Investigation of the Degree of Augmentation of the Mass Transfer Coefficient of the Heat Transfer Medium in a Vortex Heat Exchanger of a Gas Pressure Regulating and Metering Station Heating System

Abstract

Purpose of research. is to investigate the degree of augmentation of the mass transfer coefficient of a heat transfer medium in contact with a "spot" of liquid on the surface of the vortex blade when it is bombarded with dispersed contaminants in a vortex heat exchanger in order to identify a pattern that allows obtaining design values of the heat transfer coefficient of the heat transfer medium that have the best agreement with the experimental values provided in previously published articles [4, 6, 7].Methods. A complex analysis of the degree of augmentation of the mass transfer coefficient of the heat transfer medium on the surface of the vortex blade in a vortex heat exchanger based on the known theoretical positions and equations of heat and mass transfer processes.Results. The dependence of the augmentation of the mass transfer coefficient of the heat transfer medium in contact with the "spot" of liquid on the surface of the vortex blade when it is bombarded with dispersed contaminants was obtained, which allows obtaining the best agreement of the design and experimental values of the heat transfer coefficient in the vortex heat exchanger of a gas pressure regulating and metering station.Conclusion.
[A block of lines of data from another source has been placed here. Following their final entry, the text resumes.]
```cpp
int pack_queries(vsc_index* idx, const float* q, int64_t nq, int q_mem, float** out, bool with_half) {
    const int64_t rows = round_up64(nq, ROW_PAD) + ROW_PAD;
    VSC_TRY(idx->ws.qbuf.reserve((size_t)rows * idx->dpad * 4));
    HalfImage h;
    if (with_half) {
        h.rows_out = round_up64(nq, ROW_PAD_H) + ROW_PAD_H;
        h.dpadh = idx->dpadh;
        VSC_TRY(idx->ws.qh.reserve((size_t)h.rows_out * idx->dpadh * 2));
        VSC_TRY(idx->ws.qn.reserve((size_t)h.rows_out * 4));
        h.rows = idx->ws.qh.as<_Float16>();
        h.norms = idx->ws.qn.as<float>();
    }
    VSC_TRY(pack_into(q, nq, idx->dim, q_mem, idx->ws.qbuf.as<float>(), rows, idx->dpad, idx->ws, idx->stream, h));
    *out = idx->ws.qbuf.as<float>();
    return VSC_OK;
}

int ensure_hit_buffers(vsc_index* idx, int64_t cap, int64_t ccap, bool need_b) {
    if (ccap < 0) ccap = cap;
    for (int c = 0; c < 3; ++c) {
        VSC_TRY(idx->ws.hA[c].reserve((size_t)cap * 4 + 16));
        if (need_b) VSC_TRY(idx->ws.hB[c].reserve((size_t)cap * 4 + 16));
    }
    if (idx->prefilter) {
        VSC_TRY(idx->ws.ci.reserve((size_t)cand_entries(ccap) * 4));
        VSC_TRY(idx->ws.cj.reserve((size_t)cand_entries(ccap) * 4));
        VSC_TRY(idx->ws.segcnt.reserve(2048 * sizeof(int)));
    }
    VSC_TRY(idx->ws.ctl.reserve(sizeof(SelectCtl)));
    return VSC_OK;
}


extern "C" {

int vsc_index_profile(vsc_index_t* idx, int enable) {
    if (!idx) return VSC_ERR_INVALID;
    idx->prof = enable != 0;
    return VSC_OK;
}

int vsc_index_profile_read_class(vsc_index_t* idx, int cls, double* ms, int64_t* launches, double* work,
                                 int reset) {
    if (!idx || cls < 0 || cls > 6) return VSC_ERR_INVALID;
    if (ms) *ms = idx->prof_ms[cls];
    if (launches) *launches = idx->prof_launches[cls];
    if (work) *work = idx->prof_work[cls];
    if (reset) {
        idx->prof_ms[cls] = 0.0;
        idx->prof_work[cls] = 0.0;
        idx->prof_launches[cls] = 0;
    }
    return VSC_OK;
}

int vsc_index_profile_read(vsc_index_t* idx, double* sim_ms, int64_t* sim_launches, double* sim_flops,
                           int reset) {
    return vsc_index_profile_read_class(idx, 0, sim_ms, sim_launches, sim_flops, reset);
}

int vsc_index_search_stats(vsc_index_t* idx, int64_t* candidates, int64_t* hits) {
    if (!idx) return VSC_ERR_INVALID;
    if (candidates) *candidates = (int64_t)idx->stat_candidates;
    if (hits) *hits = (int64_t)idx->stat_hits;
    return VSC_OK;
}

}
```

### vsc2022_amd/csrc/api_internal.h

```cpp
#pragma once
#include <algorithm>
#include <cmath>
#include <cstdarg>
#include <cstring>
#include <functional>
#include <mutex>
#include <string>
#include <vector>

#include "kernels.h"

namespace vscmi {

int check_device(int device);

struct Workspace {
    DevBuf stage;
    DevBuf qbuf;
    DevBuf hA[3], hB[3];
    DevBuf ctl;
    SortScratch sort;
    DevBuf cnt;
    DevBuf out[4];
    DevBuf parts, partj, mat, maps0, maps1;
    DevBuf qh, qn;
    DevBuf ci, cj, segcnt;
    DevBuf rowthr;
    DevBuf slices;
    DevBuf q8, pstat;
    DevBuf cs[4], cstmp, csn;
    DevBuf tailfill;
    DevBuf rt8c;
    DevBuf rt8d;
    DevBuf rt8, rt8b;
    DevBuf dec, flag, kparts, kpartj;
    DevBuf sample, sk[3], tk[3];
    HitView hits_a() const { return {hA[0].as<int32_t>(), hA[1].as<int32_t>(), hA[2].as<float>()}; }
    HitView hits_b() const { return {hB[0].as<int32_t>(), hB[1].as<int32_t>(), hB[2].as<float>()}; }
    HitView hits_out() const { return {out[0].as<int32_t>(), out[1].as<int32_t>(), out[2].as<float>()}; }
    void release() {
        stage.release(); qbuf.release(); sample.release();
        dec.release(); flag.release(); kparts.release(); kpartj.release();
        for (auto& b : sk) b.release();
        for (auto& b : tk) b.release();
        qh.release(); qn.release(); ci.release(); cj.release(); segcnt.release(); rowthr.release(); slices.release();
        q8.release(); pstat.release(); rt8.release(); rt8b.release(); rt8c.release(); rt8d.release(); tailfill.release();
        for (auto& b : cs) b.release();
        cstmp.release(); csn.release();
        for (auto& b : hA) b.release();
        for (auto& b : hB) b.release();
        ctl.release(); sort.release(); cnt.release();
        for (auto& b : out) b.release();
        parts.release(); partj.release(); mat.release(); maps0.release(); maps1.release();
    }
};

struct HalfImage {
    _Float16* rows = nullptr;
    float* norms = nullptr;
    int64_t rows_out = 0;
    int dpadh = 0;
    bool frag = false;
    int64_t row0 = 0;
};

int pack_half_any(const float* x, int64_t n, int dim, const HalfImage& h, int64_t r0, int64_t rows_out, hipStream_t stream);
int pack_into(const float* x, int64_t n, int dim, int mem, float* dst, int64_t rows_out, int dpad, Workspace& ws,
              hipStream_t stream, const HalfImage& h = HalfImage());

}

using namespace vscmi;

struct vsc_index {
    int dim = 0, dpad = 0, metric = 0, device = 0;
    int codec = VSC_CODEC_FLAT;
    int64_t ntotal = 0, cap_rows = 0;
    DevBuf ref;
    DevBuf refh, refn;
    int dpadh = 0;
    bool frag = false;
    DevBuf ref8, ref8m;
    int dpad8 = 0, i8_mode = 0;
    double i8_density = 5e-4;
    double i8_loose_sum = 0.0, i8_loose_cnt = 0.0, i8_max_rel = 0.35;
    std::vector<unsigned> cmin_key, cmax_key;
    ExcludedDims i8_ex;
    int i8_center = 1;
    bool i8_mu_decided = false, i8_mu_on = false;
    double i8_mu_ratio = 0.0;
    std::vector<float> i8_mu_host;
    DevBuf i8_mu;
    ExcludedDims i8_mu_ex;
    bool i8_dirty = false;
    int64_t i8_rows = 0;
    int64_t i8_seen = 0;
    unsigned long long stat_i8_fallbacks = 0;
    bool i8_exclude = true;
    int i8p_order = 1;
    int i8p_pair = 1;
    int64_t knn_step = 0;
    double knn_step_work = 64.0;
    int64_t knn_step_max = 262144;
    int i8p_slice = 0;
    bool i8_sort_rows = true;
    int i8_group_shift = 9;
    bool rescore_by_ref = true;
    bool i8_screen = false;
    bool knn_i8 = true;
    bool knn_two_level = true;
    double knn_subset_factor = 300.0;
    int knn_s0_div = 28;
    int knn_s0_min = 1024;
    double knn_ratio = 0.0;
    bool knn_first_tile = true;
    int knn_nchunk = 0;
    bool debug_i8 = false, debug_screen = false;
    int topk_shortcut = 0;
    double density_hint = 0.0;
    bool sort_hits = true;
    int64_t topk_sample_rows = 4096;
    int last_topk_route = 0;
    bool prefilter = false, prefilter_force = false;
    double prefilter_density = 0.05;
    unsigned long long stat_candidates = 0, stat_hits = 0;
    DevBuf cand[3];
    hipStream_t stream = nullptr;
    hipStream_t own_stream = nullptr;
    int64_t cand_budget = (int64_t)1 << 28;
    Workspace ws;
    int64_t hit_cap_user = 0;
    int64_t hit_cap_learned = 0;
    bool prof = false;
    std::vector<std::pair<hipEvent_t, hipEvent_t>> ev_pool;
    std::vector<int> ev_class;
    size_t ev_used = 0;
    double prof_ms[7] = {}, prof_work[7] = {}, pending_work[7] = {};
    int64_t prof_launches[7] = {};
};

int prof_begin(vsc_index* idx, hipEvent_t* stop_out, int cls = 0);
int prof_end(vsc_index* idx, hipEvent_t stop, double work, int cls = 0);
int prof_collect(vsc_index* idx);

constexpr int AUX_CLASSES = 4;
struct AuxProf {
    bool on = false;
    std::mutex mu;
    double ms[AUX_CLASSES] = {}, bytes[AUX_CLASSES] = {};
    int64_t n[AUX_CLASSES] = {};
};
extern AuxProf g_aux;
struct AuxTimer {
    hipEvent_t a = nullptr, b = nullptr;
    int cls = 0;
    double bytes = 0.0;
    void begin(int c, hipStream_t s) {
        cls = c;
        if (!g_aux.on) return;
        if (hipEventCreate(&a) != hipSuccess || hipEventCreate(&b) != hipSuccess) { a = b = nullptr; return; }
        (void)hipEventRecord(a, s);
    }
    void end(double by, hipStream_t s) {
        if (a && b) { (void)hipEventRecord(b, s); bytes += by; }
    }
    void collect() {
        if (!a || !b) return;
        float t = 0.0f;
        if (hipEventElapsedTime(&t, a, b) == hipSuccess) {
            std::lock_guard<std::mutex> lk(g_aux.mu);
            g_aux.ms[cls] += t;
            g_aux.bytes[cls] += bytes;
            g_aux.n[cls] += 1;
        }
        (void)hipEventDestroy(a);
        (void)hipEventDestroy(b);
        a = b = nullptr;
    }
};

constexpr int64_t DEC_CHUNK_ROWS = 65536;
inline bool sq16(const vsc_index* idx) { return idx->codec == VSC_CODEC_SQFP16; }
int decode_range(vsc_index* idx, int64_t r0, int64_t rows, float** out);
using RefRangeFn = std::function<int(const float* packed_rows, int64_t first_row, int64_t n_rows)>;
int for_ref_ranges(vsc_index* idx, int64_t r0, int64_t rows, const RefRangeFn& fn);
int ref_range_count(const vsc_index* idx, int64_t r0, int64_t rows);
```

The values of the heat transfer coefficient of the heat transfer medium calculated using the obtained dependence of the augmentation of the mass transfer coefficient of the heat transfer medium have a satisfactory convergence with the experimental data, which allows us to use this dependence in engineering calculations of the design parameters of the vortex heat exchanger used as a heat exchanger for the heating system of the working area of the gas pressure regulating and metering station. This technical solution allows not only saving natural gas as a source of heat generation, but also reducing the negative impact on the environment, since there is no need to burn natural gas. In this case, the production of thermal energy is carried out due to a regulated pressure drop of natural gas coming from the main line to consumers.